Source records
┌──
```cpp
enum : uint32_t { GRF_LGO = 1, GRF_LEND = 2, GRF_IGO = 3, GRF_IEND = 4 };
__device__ void bscan_long_runs(const Eng *__restrict__ E, Bat *__restrict__ B, const uint32_t *__restrict__ tok,
                                const RoleTab &rt, const BHalo &H, int64_t n, uint32_t z0, uint32_t sgen) {
    const uint32_t lane = threadIdx.x & 63;
    const uint32_t ng = uni(min(aload(&B->gr_n), GRUN));
    const uint64_t stride = gr_stride(E->n0), maxch = stride - 1;
    auto flag_of = [&](uint32_t st) { return (sgen << 3) | st; };
    for (uint32_t gi = 0; gi < ng; gi++) {
        uint32_t ok = 1;
        if (lane == 0) {
            const unsigned long long t0 = wall_clock64();
            while (__hip_atomic_load(&B->gr_ready[gi], __ATOMIC_ACQUIRE, __HIP_MEMORY_SCOPE_AGENT) != sgen) {
                if (wall_clock64() - t0 > E->gr_wait) {
                    ok = 0;
                    B->ra_err = 11;
                    atomicAdd(&B->gr_tready, 1u);
                    break;
                }
                __builtin_amdgcn_s_sleep(1);
            }
        }
        if (!uni((uint32_t)__shfl((int)ok, 0))) return;
        const uint32_t mg = uni(aload(&B->gr_m[gi])), ag = uni(B->a[mg]), zg = z0 + mg;
        const int64_t c0 = uni(aload(&B->gr_c[gi])), lag = uni(E->tlen[ag]);
        uint32_t *occg = E->ids_out + B->sbase[mg];
        uint16_t *tagg = E->btag + B->sbase[mg];
        const uint32_t slice = B->sbase[mg + 1] - B->sbase[mg];
        uint32_t *flags = E->grflag + (uint64_t)gi * stride;
        auto pos = [&](int64_t l) -> int64_t { return c0 + l * lag; };
        auto tk = [&](int64_t l) -> uint32_t {
            const int64_t p = pos(l);
// ... 189 lines not shown
        if (SH) {
            Halo h;
            shard_halo(E->erec, E->nshards, E->shard, sa[tid], &h);
            H.hlr[tid] = h.hlrun;
            H.myi[tid] = h.myidx;
            if (tid == 0)
                for (int q = 0; q < 3; q++) {
                    H.HL[q] = h.HL[q];
                    H.HR[q] = h.HR[q];
                }
        }
    }
    const uint32_t a = sa[m], b = sb[m], z = z0 + m;
    const uint32_t la = E->tlen[a], lb = E->tlen[b];
    const uint32_t mode = B->mode[m], off = B->off[m], len = B->len[m];
    const uint32_t bid = blockIdx.x - B->blk0[m], nblk = B->blk0[m + 1] - B->blk0[m];
    const uint32_t sbase = B->sbase[m];
    uint32_t *occz = E->ids_out + sbase;
    uint16_t *tagz = E->btag + sbase;
    const uint32_t sslice = B->sbase[m + 1] - sbase;
#define STG(IDX, WHERE) if ((IDX) >= sslice) { B->ra_err = 12; } else
    uint32_t *Rm = &B->R[m];
    const int64_t n = (int64_t)E->n0;
    const uint32_t *__restrict__ tok = E->tok;
    const uint32_t want = mode == 2 ? a : b;
    const uint32_t lim = min(DENSE, z0 + k);
    for (uint32_t v = 0; v < 4; v++)
        for (uint32_t x = tid; x < lim; x += SCAN_T) s[v][x] = 0;
    __syncthreads();
    auto tok_at = [&](int64_t p) -> uint32_t { return tok_at_b<SH>(tok, H, p, n); };

    if (a != b) {
        static_assert(SU == 1 && BPE_WFLUSH, "the wave-driven candidate loop: one entry per lane per round");
        const uint32_t stride = nblk * SCAN_T;
        const uint32_t lane = tid & 63, wbase = (tid >> 6) * 64 * FR;
        uint32_t wcnt = 0, wocc = 0;
        uint32_t nent[SU];
        uint16_t ntg[SU];
        uint32_t eS = bid * SCAN_T + (tid & ~63u);
        auto load1 = [&](uint32_t s0, uint32_t &en, uint16_t &tg) {
            const uint32_t e = s0 + lane;
            en = 0;
            tg = 0xFFFFu;
            if (e < len) {
                en = mode == 0 ? E->plist[off + e] : E->occ[off + e];
                if (mode) tg = E->occnb[off + e];
            }
        };
        uint32_t pent = 0;
        uint16_t ptg = 0xFFFFu;
        auto advance = [&]() {
            eS += stride;
            if (SCAN_PD > 1) {
                nent[0] = pent;
                ntg[0] = ptg;
                if (eS + stride < len) load1(eS + stride, pent, ptg);
            } else if (eS < len) {
                load1(eS, nent[0], ntg[0]);
            }
        };
        auto flush = [&]() {
            __builtin_amdgcn_fence(__ATOMIC_RELEASE, "wavefront");
            __builtin_amdgcn_wave_barrier();
            uint32_t g = 0;
            if (lane == 0 && wcnt) g = atomicAdd(Rm, wcnt);
            g = __shfl(g, 0);
            for (uint32_t q = lane; q < wcnt; q += 64) {
                STG(g + q, "wflush") {
                occz[g + q] = list[wbase + q];
                tagz[g + q] = ltag[wbase + q];
                }
            }
            wocc += wcnt;
            wcnt = 0;
            __builtin_amdgcn_wave_barrier();
        };
        const bool cmp = mode != 0 && E->scan_compact != 0;
        const uint32_t tsh = mode == 2 ? 8u : 0u;
        uint32_t qpos = 0, qn = 0;
        load1(eS, nent[0], ntg[0]);
        if (SCAN_PD > 1) load1(eS + stride, pent, ptg);
        for (;;) {
            uint32_t ent[SU];
            uint16_t etg[SU];
            bool val[SU];
            if (!cmp) {
                if (eS >= len) break;
                val[0] = eS + lane < len;
                ent[0] = nent[0];
                etg[0] = ntg[0];
                advance();
            } else {
                while (eS < len) {
                    const bool pass = eS + lane < len && tag_ok(((uint32_t)ntg[0] >> tsh) & 0xFFu, want);
                    const unsigned long long M = __ballot(pass);
                    const uint32_t np = (uint32_t)__popcll(M);
                    if (qn + np > 64) break;
                    const uint32_t r = lane - qn;
                    const bool mine = lane >= qn && r < np;
                    const uint32_t pv = (uint32_t)__shfl((int)nent[0], (int)(mine ? kth_bit(M, r) : lane));
                    if (mine) qpos = pv;
                    qn += np;
                    advance();
                }
                if (qn == 0) break;
                val[0] = lane < qn;
                ent[0] = qpos;
                etg[0] = 0xFFFFu;
                qn = 0;
            }
            int64_t ii[SU], jj[SU];
            TokWin W[SU];
#pragma unroll
            for (uint32_t u = 0; u < SU; u++) {
                if (mode == 2) {
                    val[u] = val[u] && tag_ok(etg[u] >> 8, want);
                    jj[u] = ent[u];
                    ii[u] = 0;
                    if (val[u]) W[u] = tok_window(tok, jj[u]);
                } else {
                    val[u] = val[u] && (mode == 0 || tag_ok(etg[u] & 0xFFu, want));
                    ii[u] = ent[u];
                    jj[u] = ii[u] + la;
                    if (val[u]) W[u] = tok_window(tok, ii[u]);
                }
            }
            bool ok[SU];
            uint32_t tl[SU], tr[SU];
#pragma unroll
            for (uint32_t u = 0; u < SU; u++) {
                ok[u] = false;
                tl[u] = tr[u] = HOLE;
                if (!val[u]) continue;
                const int64_t j = jj[u];
                if (mode == 2) {
                    const uint32_t wl = j > 0 ? W[u].at(j - 1) : HOLE;
                    const int64_t i = j > 0 ? start_of_end<SH>(wl, j - 1) : -1;
                    ii[u] = i;
                    if (W[u].at(j) != b || i < 0) continue;
                    const uint32_t ti = W[u].has(i) ? W[u].at(i) : tok[i];
                    tl[u] = i > 0 ? (W[u].has(i - 1) ? W[u].at(i - 1) : tok[i - 1]) : HOLE;
                    const int64_t kk = j + lb;
                    tr[u] = kk < n ? (W[u].has(kk) ? W[u].at(kk) : tok[kk]) : HOLE;
                    ok[u] = ti == a;
                } else {
                    const int64_t i = ii[u], kk = j + lb;
                    const uint32_t t1 = j >= n ? HOLE : W[u].has(j) ? W[u].at(j) : tok[j];
                    tl[u] = i > 0 ? W[u].at(i - 1) : HOLE;
                    tr[u] = kk >= n ? HOLE : W[u].has(kk) ? W[u].at(kk) : tok[kk];
                    ok[u] = W[u].at(i) == a && t1 == b && j < n;
                }
            }
            int64_t ps[SU];
            uint32_t pv[SU];
#pragma unroll
            for (uint32_t u = 0; u < SU; u++) {
                const int64_t i = ii[u];
                ps[u] = i <= 0 ? -1 : start_of_end<SH>(tl[u], i - 1);
                pv[u] = ok[u] ? ((i > 0 && is_id(tl[u])) ? tl[u] : tok_at(ps[u])) : HOLE;
            }
#pragma unroll
            for (uint32_t u = 0; u < SU; u++) {
                const int64_t i = ii[u], j = jj[u];
                uint32_t lfin = HOLE, rfin = HOLE;
                if (ok[u]) {
                    const uint32_t p = pv[u];
                    lfin = p;
                    if (p != HOLE) {
                        const uint32_t cv = cover_of<SH>(tok, rt, H, p, ps[u], n);
                        if (cv < BK) {
                            lfin = z0 + cv;
                            mk_set(tadj, cv);
                            atomicAdd(&covc, 1u);
                        } else {
                            vadd_b(s, E, m, V_DL, p, gcnt);
                            vadd_b(s, E, m, V_IL, p, gcnt);
                        }
                    }
                    const int64_t kq = v_right(j, lb, n);
                    const uint32_t q = kq < n ? tr[u] : tok_at(kq);
                    rfin = q;
                    if (q != HOLE) {
                        const uint32_t st = starts_of<SH>(tok, rt, H, q, kq, n);
                        if (st < BK) {
                            rfin = z0 + st;
                            mk_set(tadj, st);
                        }
                        vadd_b(s, E, m, V_DR, q, gcnt);
                        vadd_b(s, E, m, V_IR, rfin, gcnt);
                    }
                }
                const unsigned long long om = __ballot(ok[u]);
                if (ok[u]) {
                    const uint32_t slot = wbase + wcnt + (uint32_t)__popcll(om & ((1ull << lane) - 1ull));
                    list[slot] = (uint32_t)i;
                    ltag[slot] = nb_tag(lfin, rfin);
                }
                wcnt += (uint32_t)__popcll(om);
            }
            if (wcnt + 64 > 64 * FR) flush();
        }
        if (wcnt) flush();
        if (lane == 0 && wocc) atomicAdd(&bRs, wocc);
    } else {
        for (uint32_t e0 = bid * SCAN_T; e0 < len; e0 += nblk * SCAN_T) {
            const uint32_t e = e0 + tid;
            int64_t i = 0;
            bool ok = false;
            if (e >= len) {
            } else if (mode == 2) {
                const int64_t j = E->occ[off + e];
                if (tag_ok(E->occnb[off + e] >> 8, want) && tok[j] == b) {
                    i = v_left<SH>(tok, j);
                    ok = i >= 0 && tok[i] == a;
                }
            } else {
                i = (mode == 0) ? E->plist[off + e] : E->occ[off + e];
                ok = (mode == 0 || tag_ok(E->occnb[off + e] & 0xFFu, want)) && tok[i] == a && i + la < n &&
                     tok[i + la] == b;
            }
            const int64_t ps = ok ? v_left<SH>(tok, i) : -1;
            const uint32_t p = ok ? tok_at(ps) : HOLE;
            const uint32_t cv = (ok && p != HOLE && p != a) ? cover_of<SH>(tok, rt, H, p, ps, n) : BK;
            if (cv < BK) {
                atomicAdd(&covc, 1u);
                mk_set(tadj, cv);
// ... 941 lines not shown
```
└──
Exercise goal: If a line of the entries above includes the word "continue", count it; then state the total and nothing else.

Reply: 2